**SUPPLIED RECORDS**.
=======

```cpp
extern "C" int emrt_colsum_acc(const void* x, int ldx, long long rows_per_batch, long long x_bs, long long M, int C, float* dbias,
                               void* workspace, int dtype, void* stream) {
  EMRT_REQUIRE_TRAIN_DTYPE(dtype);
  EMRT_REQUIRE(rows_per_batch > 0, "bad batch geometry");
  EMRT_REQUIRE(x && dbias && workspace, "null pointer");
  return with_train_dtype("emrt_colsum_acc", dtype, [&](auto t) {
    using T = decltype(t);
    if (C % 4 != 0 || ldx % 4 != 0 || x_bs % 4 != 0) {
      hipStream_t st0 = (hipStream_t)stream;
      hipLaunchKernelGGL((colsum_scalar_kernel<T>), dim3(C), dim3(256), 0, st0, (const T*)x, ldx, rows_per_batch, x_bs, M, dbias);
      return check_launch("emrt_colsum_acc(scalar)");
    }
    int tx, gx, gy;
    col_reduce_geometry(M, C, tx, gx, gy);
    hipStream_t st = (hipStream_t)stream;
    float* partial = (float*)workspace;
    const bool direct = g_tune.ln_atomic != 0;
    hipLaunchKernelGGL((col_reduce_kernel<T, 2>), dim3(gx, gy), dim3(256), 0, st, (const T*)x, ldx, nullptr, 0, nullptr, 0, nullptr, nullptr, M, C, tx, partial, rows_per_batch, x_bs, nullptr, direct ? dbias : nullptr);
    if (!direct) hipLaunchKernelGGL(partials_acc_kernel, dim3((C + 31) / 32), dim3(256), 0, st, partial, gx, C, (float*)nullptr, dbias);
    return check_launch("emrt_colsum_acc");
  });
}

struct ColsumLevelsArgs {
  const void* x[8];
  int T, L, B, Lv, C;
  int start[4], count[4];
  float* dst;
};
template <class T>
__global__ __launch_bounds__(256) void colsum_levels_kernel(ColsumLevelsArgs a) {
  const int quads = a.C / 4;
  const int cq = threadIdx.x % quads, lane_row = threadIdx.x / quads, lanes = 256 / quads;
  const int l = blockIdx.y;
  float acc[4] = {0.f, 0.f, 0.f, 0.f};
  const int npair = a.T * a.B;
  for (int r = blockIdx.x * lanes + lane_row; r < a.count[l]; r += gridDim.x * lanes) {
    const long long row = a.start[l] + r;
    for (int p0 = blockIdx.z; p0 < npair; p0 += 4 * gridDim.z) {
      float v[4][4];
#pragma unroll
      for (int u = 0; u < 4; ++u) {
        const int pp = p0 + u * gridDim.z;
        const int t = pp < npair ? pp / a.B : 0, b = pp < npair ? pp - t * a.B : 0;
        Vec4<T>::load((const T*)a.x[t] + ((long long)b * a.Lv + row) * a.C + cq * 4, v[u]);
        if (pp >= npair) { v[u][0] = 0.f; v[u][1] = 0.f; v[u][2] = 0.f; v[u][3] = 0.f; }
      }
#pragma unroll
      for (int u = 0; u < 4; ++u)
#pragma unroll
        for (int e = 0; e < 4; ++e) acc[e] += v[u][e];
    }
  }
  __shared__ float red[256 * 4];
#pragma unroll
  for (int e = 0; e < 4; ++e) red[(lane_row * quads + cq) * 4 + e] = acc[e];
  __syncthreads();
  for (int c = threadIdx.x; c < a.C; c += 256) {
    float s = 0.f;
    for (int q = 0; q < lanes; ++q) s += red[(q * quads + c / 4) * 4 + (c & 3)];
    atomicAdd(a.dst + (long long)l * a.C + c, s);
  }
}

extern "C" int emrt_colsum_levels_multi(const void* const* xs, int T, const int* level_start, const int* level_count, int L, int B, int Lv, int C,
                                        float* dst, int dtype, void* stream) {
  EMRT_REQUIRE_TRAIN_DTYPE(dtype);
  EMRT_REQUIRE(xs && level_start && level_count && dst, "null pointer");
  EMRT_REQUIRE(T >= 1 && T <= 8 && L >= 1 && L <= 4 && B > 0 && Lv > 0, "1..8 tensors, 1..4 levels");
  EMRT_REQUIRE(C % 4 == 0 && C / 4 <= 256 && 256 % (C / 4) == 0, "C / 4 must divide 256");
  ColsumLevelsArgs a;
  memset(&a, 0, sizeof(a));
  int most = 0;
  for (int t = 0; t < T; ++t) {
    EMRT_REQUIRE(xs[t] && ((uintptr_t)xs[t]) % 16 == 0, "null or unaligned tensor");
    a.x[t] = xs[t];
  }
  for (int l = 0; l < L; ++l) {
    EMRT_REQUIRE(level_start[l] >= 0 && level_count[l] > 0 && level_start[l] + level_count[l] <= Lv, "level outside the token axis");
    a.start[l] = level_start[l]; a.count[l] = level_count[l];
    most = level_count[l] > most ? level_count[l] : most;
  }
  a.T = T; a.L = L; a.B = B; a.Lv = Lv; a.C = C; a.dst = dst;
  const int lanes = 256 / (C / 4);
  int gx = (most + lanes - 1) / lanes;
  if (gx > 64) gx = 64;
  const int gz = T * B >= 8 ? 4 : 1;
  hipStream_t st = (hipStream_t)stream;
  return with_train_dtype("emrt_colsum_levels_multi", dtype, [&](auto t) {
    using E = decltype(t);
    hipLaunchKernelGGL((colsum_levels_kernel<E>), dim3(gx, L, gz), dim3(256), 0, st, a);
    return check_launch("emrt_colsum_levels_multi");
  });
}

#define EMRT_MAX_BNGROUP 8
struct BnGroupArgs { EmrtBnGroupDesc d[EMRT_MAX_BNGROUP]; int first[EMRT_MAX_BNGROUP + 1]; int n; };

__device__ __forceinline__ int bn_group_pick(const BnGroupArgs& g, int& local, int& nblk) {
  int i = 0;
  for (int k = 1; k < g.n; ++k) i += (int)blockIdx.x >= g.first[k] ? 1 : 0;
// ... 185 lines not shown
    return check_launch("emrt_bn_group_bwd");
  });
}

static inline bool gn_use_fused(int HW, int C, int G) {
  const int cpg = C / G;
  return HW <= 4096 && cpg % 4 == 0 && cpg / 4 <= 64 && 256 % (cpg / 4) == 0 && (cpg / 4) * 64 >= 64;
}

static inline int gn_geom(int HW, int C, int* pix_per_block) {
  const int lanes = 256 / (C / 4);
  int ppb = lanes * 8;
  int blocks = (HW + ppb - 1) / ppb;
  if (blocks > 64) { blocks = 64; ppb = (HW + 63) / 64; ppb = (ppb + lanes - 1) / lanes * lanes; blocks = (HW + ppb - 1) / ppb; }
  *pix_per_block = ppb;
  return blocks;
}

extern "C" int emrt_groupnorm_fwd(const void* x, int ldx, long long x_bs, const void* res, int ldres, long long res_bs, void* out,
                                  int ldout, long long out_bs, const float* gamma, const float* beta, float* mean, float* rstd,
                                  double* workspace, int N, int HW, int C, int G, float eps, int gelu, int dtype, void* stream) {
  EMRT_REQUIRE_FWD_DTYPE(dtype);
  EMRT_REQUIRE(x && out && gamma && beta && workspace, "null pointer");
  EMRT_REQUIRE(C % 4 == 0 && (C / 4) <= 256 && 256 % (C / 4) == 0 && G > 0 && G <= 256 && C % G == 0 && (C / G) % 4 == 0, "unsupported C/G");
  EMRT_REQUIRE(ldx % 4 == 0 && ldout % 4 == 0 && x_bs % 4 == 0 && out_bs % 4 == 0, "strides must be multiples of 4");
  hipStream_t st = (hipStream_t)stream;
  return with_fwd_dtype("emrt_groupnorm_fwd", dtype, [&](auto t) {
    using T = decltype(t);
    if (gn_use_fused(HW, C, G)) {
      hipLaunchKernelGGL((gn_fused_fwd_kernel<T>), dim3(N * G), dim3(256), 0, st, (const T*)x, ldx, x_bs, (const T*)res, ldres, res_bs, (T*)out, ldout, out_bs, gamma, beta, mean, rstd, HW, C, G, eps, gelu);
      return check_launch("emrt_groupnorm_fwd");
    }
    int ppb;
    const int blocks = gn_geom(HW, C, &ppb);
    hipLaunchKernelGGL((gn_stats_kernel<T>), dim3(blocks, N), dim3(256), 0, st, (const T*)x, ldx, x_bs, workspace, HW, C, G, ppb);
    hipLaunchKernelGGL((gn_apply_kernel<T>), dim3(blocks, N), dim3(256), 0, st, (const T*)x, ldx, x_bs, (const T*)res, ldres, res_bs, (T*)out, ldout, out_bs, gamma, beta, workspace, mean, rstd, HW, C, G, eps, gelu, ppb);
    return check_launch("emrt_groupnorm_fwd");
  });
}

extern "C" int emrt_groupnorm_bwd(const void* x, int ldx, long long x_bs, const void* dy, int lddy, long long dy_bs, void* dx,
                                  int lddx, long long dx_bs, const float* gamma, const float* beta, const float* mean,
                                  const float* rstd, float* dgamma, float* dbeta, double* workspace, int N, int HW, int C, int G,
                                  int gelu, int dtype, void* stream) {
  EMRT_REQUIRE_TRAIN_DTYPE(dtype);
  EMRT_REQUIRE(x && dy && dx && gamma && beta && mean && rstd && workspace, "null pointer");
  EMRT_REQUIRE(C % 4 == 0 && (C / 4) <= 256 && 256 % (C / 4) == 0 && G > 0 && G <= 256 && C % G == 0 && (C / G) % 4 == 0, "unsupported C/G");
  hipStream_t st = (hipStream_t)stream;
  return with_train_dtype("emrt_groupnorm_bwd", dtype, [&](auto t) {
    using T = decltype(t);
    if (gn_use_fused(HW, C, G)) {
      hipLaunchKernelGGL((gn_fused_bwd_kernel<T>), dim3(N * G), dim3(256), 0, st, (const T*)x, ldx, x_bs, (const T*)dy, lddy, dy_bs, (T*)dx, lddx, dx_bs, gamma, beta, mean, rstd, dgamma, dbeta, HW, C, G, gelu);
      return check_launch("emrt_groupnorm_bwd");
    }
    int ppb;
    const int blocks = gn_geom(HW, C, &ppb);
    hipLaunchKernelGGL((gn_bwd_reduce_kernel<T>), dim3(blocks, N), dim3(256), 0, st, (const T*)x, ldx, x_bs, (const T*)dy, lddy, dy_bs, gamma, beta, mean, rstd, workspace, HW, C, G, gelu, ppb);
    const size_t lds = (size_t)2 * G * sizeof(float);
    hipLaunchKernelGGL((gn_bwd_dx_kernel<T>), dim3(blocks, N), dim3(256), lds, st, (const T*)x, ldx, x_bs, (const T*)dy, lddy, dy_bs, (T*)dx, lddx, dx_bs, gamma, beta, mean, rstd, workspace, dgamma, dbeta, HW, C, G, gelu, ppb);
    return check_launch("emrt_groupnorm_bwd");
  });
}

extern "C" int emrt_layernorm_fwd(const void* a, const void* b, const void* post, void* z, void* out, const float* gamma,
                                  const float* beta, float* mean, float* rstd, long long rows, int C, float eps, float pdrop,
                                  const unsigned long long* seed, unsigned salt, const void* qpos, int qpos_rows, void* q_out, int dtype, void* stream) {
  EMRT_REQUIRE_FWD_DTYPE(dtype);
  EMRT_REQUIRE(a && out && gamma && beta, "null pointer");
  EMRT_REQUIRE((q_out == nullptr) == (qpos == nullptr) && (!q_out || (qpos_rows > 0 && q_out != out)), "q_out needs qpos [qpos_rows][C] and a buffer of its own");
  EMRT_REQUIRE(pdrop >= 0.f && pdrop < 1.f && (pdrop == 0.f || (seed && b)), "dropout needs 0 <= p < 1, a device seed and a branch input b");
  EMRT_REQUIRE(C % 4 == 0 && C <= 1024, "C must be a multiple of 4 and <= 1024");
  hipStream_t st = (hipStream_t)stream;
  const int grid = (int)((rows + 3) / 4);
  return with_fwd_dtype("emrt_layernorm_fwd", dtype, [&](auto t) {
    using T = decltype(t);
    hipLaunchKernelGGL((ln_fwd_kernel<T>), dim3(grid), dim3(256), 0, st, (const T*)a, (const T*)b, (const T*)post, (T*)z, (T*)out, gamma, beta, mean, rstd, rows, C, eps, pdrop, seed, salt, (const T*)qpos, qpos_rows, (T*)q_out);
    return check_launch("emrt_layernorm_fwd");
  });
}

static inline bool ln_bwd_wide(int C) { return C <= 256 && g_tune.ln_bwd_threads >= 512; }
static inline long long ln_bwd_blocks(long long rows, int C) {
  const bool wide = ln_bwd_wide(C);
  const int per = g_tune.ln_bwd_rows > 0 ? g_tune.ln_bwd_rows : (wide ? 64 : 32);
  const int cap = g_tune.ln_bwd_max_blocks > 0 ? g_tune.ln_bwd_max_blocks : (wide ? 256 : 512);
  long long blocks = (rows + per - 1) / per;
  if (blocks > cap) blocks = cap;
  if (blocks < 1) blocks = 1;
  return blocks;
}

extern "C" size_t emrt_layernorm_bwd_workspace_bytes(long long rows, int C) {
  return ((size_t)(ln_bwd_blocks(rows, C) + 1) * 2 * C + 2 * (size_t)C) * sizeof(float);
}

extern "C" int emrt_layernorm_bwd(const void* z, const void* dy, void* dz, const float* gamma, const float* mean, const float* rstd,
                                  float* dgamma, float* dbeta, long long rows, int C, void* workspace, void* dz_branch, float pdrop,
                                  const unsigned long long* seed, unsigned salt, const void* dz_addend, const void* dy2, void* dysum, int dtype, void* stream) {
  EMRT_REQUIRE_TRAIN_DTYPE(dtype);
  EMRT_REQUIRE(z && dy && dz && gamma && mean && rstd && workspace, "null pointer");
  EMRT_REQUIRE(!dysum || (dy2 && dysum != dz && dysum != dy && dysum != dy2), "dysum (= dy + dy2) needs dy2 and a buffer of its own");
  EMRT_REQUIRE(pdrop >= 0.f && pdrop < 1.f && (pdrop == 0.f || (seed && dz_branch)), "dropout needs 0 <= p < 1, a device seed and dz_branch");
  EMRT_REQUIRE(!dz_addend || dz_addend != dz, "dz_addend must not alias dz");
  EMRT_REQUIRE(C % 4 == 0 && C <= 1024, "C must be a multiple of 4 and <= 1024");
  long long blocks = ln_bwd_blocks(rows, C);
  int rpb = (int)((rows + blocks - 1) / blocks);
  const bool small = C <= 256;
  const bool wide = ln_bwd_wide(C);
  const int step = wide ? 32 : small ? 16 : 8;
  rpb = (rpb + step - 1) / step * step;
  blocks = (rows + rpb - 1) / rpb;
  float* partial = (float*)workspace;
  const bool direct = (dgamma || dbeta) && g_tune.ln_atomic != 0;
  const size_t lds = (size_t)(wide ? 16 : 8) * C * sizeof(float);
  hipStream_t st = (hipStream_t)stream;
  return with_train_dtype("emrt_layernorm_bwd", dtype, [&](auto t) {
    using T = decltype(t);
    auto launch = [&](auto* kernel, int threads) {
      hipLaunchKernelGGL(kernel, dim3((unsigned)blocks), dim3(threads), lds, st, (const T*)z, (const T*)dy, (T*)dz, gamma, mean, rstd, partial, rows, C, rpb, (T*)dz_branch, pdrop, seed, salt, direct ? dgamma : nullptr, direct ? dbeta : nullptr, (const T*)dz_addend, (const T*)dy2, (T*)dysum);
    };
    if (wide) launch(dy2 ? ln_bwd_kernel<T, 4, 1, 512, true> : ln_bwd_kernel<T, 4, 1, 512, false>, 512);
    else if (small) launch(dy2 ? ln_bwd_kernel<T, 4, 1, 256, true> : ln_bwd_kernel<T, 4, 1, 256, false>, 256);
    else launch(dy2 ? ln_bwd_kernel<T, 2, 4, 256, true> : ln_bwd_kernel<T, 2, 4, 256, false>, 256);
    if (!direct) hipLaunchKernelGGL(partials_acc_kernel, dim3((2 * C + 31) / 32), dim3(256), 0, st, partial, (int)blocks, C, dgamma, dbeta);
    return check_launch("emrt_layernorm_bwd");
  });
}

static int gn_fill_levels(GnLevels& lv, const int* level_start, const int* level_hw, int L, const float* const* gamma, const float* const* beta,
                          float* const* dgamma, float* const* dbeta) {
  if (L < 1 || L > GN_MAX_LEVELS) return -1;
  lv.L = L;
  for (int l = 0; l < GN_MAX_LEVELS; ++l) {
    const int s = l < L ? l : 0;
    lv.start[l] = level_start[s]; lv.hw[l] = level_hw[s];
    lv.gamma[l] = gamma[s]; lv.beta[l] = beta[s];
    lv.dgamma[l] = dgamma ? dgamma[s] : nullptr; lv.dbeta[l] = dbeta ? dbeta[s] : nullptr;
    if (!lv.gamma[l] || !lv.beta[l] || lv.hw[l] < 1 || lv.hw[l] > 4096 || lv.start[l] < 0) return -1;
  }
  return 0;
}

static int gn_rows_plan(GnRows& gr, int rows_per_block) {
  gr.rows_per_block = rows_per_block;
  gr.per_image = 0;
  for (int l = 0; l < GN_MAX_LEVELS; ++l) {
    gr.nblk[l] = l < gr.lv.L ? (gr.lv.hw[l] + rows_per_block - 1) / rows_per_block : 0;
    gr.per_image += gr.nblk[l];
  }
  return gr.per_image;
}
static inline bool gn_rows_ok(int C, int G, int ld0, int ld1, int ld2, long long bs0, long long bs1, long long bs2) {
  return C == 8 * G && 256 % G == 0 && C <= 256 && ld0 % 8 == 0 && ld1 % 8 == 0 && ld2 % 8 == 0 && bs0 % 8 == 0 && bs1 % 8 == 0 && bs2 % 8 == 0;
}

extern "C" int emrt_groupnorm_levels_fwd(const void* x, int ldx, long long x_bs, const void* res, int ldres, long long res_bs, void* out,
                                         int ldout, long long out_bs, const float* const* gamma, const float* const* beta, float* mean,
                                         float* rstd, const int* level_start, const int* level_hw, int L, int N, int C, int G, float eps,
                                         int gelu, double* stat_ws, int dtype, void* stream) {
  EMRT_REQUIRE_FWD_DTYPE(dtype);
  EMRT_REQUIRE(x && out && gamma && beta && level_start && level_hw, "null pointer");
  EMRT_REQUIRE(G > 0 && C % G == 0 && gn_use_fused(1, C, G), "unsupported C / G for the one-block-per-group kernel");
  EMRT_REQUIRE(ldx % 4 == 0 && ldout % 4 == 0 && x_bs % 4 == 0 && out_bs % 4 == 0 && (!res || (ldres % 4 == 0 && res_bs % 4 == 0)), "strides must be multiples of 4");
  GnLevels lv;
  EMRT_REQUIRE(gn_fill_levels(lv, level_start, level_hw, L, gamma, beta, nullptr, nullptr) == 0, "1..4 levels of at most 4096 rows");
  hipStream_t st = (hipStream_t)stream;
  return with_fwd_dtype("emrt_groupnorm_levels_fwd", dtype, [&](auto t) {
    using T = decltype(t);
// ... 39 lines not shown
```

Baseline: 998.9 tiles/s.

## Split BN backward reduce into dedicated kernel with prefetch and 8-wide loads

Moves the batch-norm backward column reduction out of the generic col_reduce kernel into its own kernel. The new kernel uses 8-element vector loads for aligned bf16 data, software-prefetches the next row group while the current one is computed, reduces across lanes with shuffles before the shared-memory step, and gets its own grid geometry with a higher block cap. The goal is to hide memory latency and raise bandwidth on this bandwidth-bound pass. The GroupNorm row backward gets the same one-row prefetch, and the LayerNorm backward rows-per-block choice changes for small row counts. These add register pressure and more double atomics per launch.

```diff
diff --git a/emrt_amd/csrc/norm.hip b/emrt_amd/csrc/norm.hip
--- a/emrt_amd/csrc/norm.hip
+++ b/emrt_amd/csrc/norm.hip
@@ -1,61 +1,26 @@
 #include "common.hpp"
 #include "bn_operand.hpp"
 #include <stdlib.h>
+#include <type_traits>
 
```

=======

**WHAT YOU WILL DO**.
Give back every line of the listing where the word "lines" shows up.

**PROBLEM SOLUTION**.
// ... 185 lines not shown
// ... 39 lines not shown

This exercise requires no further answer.